[Source data]
== Segment start ==

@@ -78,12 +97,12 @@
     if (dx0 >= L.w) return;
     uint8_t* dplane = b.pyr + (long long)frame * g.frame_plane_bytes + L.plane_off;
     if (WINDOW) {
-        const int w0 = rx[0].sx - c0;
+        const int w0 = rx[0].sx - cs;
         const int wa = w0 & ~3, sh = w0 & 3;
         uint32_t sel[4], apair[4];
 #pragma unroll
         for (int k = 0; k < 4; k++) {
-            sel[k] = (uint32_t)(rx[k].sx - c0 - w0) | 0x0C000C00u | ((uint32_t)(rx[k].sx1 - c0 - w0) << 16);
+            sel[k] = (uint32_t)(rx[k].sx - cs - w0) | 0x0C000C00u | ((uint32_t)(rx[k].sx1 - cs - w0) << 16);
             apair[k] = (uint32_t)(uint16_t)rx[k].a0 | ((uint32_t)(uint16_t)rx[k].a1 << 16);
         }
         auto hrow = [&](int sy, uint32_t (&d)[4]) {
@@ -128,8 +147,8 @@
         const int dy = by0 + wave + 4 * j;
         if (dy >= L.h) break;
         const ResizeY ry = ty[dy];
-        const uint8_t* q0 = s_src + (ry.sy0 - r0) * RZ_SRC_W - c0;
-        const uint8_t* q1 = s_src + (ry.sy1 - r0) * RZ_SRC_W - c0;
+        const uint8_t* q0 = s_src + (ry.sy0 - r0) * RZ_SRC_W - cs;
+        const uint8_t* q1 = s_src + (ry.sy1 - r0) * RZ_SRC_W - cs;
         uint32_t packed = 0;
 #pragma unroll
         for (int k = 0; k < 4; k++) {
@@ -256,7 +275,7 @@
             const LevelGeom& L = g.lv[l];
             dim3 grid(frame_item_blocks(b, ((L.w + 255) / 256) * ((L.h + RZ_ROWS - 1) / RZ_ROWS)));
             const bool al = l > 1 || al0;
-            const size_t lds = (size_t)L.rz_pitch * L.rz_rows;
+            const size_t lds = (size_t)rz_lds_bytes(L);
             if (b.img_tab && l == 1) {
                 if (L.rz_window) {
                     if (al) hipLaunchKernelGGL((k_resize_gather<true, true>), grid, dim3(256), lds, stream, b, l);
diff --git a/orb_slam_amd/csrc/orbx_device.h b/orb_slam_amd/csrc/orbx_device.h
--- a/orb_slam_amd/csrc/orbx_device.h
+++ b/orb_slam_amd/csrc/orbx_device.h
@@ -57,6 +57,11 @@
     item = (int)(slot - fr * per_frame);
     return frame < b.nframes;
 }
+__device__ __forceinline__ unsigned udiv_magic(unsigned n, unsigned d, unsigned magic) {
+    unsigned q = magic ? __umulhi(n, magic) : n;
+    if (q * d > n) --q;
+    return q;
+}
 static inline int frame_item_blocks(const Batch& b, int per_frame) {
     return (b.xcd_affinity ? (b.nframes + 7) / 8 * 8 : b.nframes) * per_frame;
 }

== Segment end ==
== Segment start ==

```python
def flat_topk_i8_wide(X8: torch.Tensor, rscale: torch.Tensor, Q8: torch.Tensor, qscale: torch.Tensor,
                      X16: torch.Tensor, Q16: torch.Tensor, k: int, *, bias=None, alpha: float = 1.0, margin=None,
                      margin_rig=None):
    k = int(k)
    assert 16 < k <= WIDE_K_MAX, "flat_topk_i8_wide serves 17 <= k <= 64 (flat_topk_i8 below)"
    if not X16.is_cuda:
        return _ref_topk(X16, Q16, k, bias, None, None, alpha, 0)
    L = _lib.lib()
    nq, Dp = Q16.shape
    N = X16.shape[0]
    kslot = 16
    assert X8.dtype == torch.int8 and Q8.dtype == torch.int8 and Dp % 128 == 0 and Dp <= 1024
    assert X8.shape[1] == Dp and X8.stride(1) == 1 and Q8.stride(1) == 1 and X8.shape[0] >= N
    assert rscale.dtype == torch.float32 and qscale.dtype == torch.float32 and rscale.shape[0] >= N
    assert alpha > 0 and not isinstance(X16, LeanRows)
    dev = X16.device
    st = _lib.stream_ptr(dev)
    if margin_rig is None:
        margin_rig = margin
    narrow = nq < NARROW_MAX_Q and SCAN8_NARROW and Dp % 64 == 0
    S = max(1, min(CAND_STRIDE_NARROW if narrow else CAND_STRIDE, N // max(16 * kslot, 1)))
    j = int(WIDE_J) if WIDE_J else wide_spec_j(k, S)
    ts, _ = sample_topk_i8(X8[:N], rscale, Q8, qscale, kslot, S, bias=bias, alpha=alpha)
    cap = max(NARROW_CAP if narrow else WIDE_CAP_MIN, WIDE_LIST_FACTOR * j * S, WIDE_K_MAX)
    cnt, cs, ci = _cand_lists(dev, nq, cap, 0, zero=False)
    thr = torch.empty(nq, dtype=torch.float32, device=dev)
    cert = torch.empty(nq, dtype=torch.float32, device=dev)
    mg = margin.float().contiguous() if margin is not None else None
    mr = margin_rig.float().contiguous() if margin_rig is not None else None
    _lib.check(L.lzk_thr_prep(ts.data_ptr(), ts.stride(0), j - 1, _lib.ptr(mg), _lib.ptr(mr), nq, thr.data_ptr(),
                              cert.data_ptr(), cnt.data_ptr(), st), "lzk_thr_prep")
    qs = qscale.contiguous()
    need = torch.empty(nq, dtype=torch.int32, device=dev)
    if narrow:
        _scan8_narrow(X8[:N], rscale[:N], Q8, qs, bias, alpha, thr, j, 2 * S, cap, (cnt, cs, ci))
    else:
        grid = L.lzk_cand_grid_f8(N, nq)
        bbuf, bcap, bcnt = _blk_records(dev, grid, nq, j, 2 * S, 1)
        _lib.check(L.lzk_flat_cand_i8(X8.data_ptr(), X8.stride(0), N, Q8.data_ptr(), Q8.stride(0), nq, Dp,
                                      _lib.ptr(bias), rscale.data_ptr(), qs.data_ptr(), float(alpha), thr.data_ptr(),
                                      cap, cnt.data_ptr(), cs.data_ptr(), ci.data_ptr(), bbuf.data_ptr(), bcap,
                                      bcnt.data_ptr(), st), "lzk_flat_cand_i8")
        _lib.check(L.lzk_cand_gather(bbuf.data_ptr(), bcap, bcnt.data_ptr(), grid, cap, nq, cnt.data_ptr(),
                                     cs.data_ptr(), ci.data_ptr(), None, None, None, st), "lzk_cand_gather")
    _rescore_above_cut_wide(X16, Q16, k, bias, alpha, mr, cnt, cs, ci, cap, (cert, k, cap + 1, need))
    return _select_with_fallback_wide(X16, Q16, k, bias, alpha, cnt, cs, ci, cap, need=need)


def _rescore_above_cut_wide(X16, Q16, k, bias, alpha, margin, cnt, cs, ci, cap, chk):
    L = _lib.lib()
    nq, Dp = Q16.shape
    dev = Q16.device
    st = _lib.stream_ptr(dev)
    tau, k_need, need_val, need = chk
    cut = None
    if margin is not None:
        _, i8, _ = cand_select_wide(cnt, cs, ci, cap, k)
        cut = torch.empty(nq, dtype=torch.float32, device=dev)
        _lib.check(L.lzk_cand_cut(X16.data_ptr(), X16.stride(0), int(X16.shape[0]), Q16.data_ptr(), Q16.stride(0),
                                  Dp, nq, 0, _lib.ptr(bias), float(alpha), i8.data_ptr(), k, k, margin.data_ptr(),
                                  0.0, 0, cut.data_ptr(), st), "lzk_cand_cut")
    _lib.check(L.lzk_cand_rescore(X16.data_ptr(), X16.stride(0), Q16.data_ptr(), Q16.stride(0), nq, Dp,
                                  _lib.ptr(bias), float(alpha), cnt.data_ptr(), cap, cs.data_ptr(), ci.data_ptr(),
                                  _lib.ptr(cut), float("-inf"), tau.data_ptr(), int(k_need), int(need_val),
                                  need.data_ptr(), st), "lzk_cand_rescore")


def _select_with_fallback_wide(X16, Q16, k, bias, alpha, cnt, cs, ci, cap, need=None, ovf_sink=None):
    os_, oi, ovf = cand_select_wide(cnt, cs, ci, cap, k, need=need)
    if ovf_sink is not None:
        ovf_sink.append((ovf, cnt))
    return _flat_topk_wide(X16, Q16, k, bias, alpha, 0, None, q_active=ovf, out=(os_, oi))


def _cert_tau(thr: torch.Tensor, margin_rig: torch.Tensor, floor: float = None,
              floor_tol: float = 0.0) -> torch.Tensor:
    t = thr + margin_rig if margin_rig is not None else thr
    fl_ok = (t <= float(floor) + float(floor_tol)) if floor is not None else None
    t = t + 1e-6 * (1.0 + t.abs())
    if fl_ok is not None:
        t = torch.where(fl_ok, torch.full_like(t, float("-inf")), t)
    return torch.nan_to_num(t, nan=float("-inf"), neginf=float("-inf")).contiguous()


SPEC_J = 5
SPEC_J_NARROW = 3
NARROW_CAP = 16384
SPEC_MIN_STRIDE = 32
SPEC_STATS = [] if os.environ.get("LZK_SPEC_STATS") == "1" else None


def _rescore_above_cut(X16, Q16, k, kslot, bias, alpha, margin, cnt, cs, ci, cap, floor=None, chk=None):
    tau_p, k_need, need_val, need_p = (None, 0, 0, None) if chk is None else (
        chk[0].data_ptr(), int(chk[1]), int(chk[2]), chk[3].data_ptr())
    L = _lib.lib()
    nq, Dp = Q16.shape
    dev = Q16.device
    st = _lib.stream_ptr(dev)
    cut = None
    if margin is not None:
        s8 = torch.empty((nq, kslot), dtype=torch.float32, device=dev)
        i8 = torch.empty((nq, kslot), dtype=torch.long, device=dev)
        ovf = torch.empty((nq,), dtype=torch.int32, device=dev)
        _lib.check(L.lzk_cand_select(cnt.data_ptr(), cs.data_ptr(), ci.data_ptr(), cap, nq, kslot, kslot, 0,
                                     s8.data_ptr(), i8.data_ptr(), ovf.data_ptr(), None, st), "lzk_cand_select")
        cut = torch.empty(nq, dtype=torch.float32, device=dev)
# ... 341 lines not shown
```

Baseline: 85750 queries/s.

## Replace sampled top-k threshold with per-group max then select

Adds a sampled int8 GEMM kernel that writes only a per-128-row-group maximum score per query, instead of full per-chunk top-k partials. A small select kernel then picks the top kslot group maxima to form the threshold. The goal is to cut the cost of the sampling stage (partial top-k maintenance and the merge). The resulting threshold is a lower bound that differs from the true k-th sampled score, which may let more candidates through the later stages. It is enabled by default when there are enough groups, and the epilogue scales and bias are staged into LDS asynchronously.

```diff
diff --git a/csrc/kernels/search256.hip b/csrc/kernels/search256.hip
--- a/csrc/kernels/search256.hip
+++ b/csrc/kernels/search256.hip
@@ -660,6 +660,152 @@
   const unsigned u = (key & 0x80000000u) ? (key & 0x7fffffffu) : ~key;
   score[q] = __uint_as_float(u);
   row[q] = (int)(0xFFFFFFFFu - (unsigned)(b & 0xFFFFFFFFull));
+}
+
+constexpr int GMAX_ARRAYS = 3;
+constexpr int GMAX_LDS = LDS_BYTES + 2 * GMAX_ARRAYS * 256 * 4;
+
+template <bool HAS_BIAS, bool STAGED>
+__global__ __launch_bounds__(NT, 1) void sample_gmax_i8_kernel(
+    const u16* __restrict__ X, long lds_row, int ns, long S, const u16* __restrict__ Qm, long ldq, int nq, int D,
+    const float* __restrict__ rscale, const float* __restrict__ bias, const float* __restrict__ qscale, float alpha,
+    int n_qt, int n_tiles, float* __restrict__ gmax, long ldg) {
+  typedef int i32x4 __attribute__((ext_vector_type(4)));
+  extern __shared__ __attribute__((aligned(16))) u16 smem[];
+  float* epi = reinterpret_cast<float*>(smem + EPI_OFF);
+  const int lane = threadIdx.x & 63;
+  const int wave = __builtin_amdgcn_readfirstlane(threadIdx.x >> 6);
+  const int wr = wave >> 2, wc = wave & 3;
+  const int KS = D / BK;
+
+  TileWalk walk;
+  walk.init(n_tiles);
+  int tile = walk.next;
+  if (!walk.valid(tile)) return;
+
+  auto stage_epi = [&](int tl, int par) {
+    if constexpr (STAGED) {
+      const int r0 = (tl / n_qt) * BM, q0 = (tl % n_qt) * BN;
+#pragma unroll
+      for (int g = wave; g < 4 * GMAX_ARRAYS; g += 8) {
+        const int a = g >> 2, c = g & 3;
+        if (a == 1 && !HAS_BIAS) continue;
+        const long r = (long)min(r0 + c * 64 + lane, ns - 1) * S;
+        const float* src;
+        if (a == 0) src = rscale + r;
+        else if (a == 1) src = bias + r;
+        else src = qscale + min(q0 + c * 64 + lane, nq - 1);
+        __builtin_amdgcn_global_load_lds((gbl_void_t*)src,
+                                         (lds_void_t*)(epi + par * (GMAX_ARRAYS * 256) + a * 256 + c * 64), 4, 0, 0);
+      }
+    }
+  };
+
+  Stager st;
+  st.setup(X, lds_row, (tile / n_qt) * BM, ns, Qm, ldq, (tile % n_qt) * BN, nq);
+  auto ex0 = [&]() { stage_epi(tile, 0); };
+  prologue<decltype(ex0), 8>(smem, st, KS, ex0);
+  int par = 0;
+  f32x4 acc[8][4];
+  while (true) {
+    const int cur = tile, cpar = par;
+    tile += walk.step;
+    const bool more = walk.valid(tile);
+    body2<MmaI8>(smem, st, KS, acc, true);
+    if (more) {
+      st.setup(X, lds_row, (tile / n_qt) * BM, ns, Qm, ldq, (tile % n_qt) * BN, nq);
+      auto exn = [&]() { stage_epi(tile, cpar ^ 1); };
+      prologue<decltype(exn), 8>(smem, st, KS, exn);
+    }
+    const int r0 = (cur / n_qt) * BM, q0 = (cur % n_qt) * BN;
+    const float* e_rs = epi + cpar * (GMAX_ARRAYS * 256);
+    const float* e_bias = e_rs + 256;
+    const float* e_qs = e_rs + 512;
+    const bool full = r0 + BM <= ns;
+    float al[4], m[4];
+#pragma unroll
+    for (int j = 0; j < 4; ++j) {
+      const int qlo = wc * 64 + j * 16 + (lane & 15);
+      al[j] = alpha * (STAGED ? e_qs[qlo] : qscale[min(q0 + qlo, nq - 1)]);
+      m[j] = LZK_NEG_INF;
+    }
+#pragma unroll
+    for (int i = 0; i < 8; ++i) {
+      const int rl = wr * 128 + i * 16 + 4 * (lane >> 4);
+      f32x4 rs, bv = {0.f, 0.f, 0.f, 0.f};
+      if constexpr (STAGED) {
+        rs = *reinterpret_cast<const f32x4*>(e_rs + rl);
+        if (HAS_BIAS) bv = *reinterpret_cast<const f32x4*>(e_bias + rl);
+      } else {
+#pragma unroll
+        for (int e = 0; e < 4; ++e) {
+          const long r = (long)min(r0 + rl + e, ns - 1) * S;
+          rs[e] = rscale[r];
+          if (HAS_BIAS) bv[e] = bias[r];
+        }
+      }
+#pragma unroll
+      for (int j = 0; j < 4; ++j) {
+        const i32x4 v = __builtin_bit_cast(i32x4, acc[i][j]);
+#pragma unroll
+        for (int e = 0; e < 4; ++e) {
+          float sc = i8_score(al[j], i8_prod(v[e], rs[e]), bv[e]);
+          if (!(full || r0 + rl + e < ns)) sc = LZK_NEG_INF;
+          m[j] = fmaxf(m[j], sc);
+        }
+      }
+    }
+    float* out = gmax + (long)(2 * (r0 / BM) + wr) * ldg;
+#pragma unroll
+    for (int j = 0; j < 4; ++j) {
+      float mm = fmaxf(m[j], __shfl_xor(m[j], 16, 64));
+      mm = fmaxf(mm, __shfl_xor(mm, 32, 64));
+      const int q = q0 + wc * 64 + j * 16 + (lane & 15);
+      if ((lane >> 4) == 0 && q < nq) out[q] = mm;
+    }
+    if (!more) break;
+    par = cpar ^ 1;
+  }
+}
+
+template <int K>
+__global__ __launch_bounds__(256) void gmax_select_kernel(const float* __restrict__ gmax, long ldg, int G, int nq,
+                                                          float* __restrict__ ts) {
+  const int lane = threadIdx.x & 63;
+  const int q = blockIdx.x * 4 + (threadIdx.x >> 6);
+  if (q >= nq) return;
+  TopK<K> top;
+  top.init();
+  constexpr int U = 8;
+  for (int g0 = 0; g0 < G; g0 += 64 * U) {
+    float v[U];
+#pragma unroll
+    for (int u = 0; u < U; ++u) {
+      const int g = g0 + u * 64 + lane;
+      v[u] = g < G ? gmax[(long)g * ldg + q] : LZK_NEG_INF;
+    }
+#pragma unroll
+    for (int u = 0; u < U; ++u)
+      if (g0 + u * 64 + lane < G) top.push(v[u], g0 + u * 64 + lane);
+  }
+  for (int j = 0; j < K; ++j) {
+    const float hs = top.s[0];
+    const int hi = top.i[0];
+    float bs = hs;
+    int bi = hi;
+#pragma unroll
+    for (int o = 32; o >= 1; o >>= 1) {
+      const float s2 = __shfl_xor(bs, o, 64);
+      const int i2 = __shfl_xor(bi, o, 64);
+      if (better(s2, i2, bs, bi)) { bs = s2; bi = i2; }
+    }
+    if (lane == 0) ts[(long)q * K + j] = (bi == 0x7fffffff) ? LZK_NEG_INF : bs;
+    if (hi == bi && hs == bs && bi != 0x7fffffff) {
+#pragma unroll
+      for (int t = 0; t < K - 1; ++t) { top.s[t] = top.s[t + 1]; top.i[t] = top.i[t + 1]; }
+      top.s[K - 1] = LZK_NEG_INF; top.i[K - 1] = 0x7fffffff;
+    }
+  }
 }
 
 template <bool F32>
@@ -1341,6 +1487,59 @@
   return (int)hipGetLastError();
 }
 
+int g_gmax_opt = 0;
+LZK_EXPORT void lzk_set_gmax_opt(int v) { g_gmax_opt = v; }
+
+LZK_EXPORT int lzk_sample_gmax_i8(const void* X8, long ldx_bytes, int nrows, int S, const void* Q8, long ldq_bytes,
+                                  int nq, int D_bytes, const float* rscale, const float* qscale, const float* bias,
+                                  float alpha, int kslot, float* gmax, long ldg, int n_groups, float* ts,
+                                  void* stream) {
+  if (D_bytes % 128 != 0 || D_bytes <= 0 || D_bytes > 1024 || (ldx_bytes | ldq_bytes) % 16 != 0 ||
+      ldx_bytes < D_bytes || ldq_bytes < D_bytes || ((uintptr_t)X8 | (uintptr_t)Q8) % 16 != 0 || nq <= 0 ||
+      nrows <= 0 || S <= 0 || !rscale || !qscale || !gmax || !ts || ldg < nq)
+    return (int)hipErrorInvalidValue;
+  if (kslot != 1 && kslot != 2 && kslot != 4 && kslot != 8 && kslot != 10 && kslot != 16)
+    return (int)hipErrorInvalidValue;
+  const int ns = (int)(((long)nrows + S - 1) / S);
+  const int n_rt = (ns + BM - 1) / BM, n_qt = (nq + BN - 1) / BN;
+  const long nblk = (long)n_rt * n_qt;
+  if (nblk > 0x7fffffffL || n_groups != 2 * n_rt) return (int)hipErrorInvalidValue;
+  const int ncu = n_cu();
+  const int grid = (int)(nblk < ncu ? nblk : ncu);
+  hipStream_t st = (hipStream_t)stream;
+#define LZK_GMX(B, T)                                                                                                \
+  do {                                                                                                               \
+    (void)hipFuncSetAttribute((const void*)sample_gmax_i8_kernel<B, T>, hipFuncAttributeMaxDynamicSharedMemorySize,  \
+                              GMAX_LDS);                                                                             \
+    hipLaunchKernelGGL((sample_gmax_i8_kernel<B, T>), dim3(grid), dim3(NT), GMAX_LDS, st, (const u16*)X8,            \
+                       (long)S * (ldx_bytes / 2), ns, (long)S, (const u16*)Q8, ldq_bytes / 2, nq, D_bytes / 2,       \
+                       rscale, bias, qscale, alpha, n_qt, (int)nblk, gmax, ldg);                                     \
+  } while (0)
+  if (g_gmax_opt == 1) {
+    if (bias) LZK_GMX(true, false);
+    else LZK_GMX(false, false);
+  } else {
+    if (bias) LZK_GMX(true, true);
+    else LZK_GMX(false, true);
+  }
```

== Segment end ==
== Segment start ==

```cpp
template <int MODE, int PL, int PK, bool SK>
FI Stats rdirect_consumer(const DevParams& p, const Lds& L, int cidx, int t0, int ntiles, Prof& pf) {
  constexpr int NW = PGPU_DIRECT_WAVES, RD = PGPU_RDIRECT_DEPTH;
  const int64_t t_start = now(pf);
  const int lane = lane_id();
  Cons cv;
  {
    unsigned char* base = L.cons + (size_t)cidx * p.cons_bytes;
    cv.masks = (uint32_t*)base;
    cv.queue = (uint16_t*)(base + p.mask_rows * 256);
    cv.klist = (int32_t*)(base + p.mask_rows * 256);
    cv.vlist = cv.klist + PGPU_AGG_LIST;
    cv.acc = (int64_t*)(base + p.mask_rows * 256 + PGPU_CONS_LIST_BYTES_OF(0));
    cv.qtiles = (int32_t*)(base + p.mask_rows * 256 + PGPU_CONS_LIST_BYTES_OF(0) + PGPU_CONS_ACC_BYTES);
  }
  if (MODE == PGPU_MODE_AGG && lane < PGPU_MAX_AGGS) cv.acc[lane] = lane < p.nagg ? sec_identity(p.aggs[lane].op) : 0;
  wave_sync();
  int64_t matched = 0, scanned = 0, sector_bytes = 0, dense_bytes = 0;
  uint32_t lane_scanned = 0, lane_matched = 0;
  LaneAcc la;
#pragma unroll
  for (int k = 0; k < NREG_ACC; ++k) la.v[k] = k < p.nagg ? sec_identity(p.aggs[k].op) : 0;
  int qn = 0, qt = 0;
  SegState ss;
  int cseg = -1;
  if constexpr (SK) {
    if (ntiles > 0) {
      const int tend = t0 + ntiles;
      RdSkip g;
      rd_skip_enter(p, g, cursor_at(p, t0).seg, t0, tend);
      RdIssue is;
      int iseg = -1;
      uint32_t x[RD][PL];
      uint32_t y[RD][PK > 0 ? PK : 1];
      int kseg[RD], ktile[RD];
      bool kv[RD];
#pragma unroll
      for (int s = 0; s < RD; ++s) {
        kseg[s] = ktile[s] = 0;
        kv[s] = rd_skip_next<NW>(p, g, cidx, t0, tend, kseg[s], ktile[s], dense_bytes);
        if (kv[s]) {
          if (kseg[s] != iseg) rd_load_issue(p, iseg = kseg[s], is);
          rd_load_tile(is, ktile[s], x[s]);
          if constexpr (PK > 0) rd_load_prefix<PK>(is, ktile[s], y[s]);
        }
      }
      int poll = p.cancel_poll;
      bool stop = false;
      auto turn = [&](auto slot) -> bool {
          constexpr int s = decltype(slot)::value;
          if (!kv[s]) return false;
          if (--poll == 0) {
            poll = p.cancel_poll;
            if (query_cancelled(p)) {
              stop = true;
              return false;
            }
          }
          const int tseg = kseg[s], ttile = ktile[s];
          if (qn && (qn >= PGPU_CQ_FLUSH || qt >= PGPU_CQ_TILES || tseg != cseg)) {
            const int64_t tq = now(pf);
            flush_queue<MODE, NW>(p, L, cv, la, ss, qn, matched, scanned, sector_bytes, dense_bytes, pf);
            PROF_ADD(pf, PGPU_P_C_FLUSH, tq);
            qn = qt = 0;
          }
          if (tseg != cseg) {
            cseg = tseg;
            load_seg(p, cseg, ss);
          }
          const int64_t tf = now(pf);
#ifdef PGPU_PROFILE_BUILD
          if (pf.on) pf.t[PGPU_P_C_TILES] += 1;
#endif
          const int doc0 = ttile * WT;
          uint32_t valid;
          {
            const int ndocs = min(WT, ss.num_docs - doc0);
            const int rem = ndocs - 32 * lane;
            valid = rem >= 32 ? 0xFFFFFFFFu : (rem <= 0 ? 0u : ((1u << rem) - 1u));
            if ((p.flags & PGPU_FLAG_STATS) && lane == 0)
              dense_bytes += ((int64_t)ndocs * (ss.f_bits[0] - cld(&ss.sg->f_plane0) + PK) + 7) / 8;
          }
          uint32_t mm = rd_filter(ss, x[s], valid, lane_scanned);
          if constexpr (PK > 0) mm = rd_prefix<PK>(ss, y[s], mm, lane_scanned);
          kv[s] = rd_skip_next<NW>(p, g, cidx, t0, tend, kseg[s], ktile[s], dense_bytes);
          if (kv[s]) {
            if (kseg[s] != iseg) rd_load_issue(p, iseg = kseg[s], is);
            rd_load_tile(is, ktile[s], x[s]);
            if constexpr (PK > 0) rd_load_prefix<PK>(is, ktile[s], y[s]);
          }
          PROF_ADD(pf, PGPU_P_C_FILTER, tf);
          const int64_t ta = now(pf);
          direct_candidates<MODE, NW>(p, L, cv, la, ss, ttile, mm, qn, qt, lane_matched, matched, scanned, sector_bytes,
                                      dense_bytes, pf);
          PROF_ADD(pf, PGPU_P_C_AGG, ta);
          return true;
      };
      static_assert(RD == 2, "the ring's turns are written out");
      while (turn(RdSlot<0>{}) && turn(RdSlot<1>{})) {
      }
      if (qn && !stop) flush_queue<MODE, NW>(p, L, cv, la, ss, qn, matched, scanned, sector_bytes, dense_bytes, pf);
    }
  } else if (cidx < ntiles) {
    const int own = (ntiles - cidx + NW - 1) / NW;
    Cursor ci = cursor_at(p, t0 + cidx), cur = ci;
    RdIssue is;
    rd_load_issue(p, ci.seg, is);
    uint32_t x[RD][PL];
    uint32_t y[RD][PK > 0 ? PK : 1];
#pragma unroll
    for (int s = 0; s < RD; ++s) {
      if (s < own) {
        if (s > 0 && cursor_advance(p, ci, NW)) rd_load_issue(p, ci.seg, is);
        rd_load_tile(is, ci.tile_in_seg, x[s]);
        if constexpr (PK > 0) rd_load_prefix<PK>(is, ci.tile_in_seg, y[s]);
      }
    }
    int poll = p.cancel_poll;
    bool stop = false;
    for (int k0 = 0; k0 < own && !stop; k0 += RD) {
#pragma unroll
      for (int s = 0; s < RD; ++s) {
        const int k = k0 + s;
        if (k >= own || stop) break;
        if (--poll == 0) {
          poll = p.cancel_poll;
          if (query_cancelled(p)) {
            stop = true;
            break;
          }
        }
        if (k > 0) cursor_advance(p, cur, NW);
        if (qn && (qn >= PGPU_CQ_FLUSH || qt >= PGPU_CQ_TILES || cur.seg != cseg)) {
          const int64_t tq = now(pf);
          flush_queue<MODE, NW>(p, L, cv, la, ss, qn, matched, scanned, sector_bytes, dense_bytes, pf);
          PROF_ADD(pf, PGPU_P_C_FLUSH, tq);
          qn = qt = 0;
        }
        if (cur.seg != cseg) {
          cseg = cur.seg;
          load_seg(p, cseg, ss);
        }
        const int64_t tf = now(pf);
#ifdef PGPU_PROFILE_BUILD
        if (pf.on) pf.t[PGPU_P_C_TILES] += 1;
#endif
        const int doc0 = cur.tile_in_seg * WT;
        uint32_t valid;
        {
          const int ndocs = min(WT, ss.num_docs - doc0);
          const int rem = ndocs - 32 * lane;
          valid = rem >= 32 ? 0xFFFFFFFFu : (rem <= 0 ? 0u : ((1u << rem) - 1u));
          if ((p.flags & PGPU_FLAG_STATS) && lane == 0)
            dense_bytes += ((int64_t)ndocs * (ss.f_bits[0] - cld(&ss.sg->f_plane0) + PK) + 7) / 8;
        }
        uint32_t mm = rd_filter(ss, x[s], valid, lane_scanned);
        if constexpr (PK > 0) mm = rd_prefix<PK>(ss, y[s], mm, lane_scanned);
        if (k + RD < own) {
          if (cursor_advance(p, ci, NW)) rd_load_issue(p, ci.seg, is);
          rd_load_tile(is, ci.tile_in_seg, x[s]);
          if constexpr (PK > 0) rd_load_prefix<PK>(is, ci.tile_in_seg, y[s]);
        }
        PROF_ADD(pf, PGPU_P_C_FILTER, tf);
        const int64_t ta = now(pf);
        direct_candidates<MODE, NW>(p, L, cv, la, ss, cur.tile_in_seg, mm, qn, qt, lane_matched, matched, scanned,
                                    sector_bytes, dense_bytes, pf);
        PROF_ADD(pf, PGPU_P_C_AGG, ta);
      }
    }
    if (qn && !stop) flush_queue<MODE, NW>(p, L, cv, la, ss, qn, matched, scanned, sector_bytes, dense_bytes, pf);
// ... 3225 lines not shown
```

== Segment end ==

Copy out the lines above exactly, beginning at the one that contains "-78,12 +97,12 @@" and ending at the one that contains "(ry.sy0 - r0) * RZ_SRC_W - cs;".

[Answer area]:
@@ -78,12 +97,12 @@
     if (dx0 >= L.w) return;
     uint8_t* dplane = b.pyr + (long long)frame * g.frame_plane_bytes + L.plane_off;
     if (WINDOW) {
-        const int w0 = rx[0].sx - c0;
+        const int w0 = rx[0].sx - cs;
         const int wa = w0 & ~3, sh = w0 & 3;
         uint32_t sel[4], apair[4];
 #pragma unroll
         for (int k = 0; k < 4; k++) {
-            sel[k] = (uint32_t)(rx[k].sx - c0 - w0) | 0x0C000C00u | ((uint32_t)(rx[k].sx1 - c0 - w0) << 16);
+            sel[k] = (uint32_t)(rx[k].sx - cs - w0) | 0x0C000C00u | ((uint32_t)(rx[k].sx1 - cs - w0) << 16);
             apair[k] = (uint32_t)(uint16_t)rx[k].a0 | ((uint32_t)(uint16_t)rx[k].a1 << 16);
         }
         auto hrow = [&](int sy, uint32_t (&d)[4]) {
@@ -128,8 +147,8 @@
         const int dy = by0 + wave + 4 * j;
         if (dy >= L.h) break;
         const ResizeY ry = ty[dy];
-        const uint8_t* q0 = s_src + (ry.sy0 - r0) * RZ_SRC_W - c0;
-        const uint8_t* q1 = s_src + (ry.sy1 - r0) * RZ_SRC_W - c0;
+        const uint8_t* q0 = s_src + (ry.sy0 - r0) * RZ_SRC_W - cs;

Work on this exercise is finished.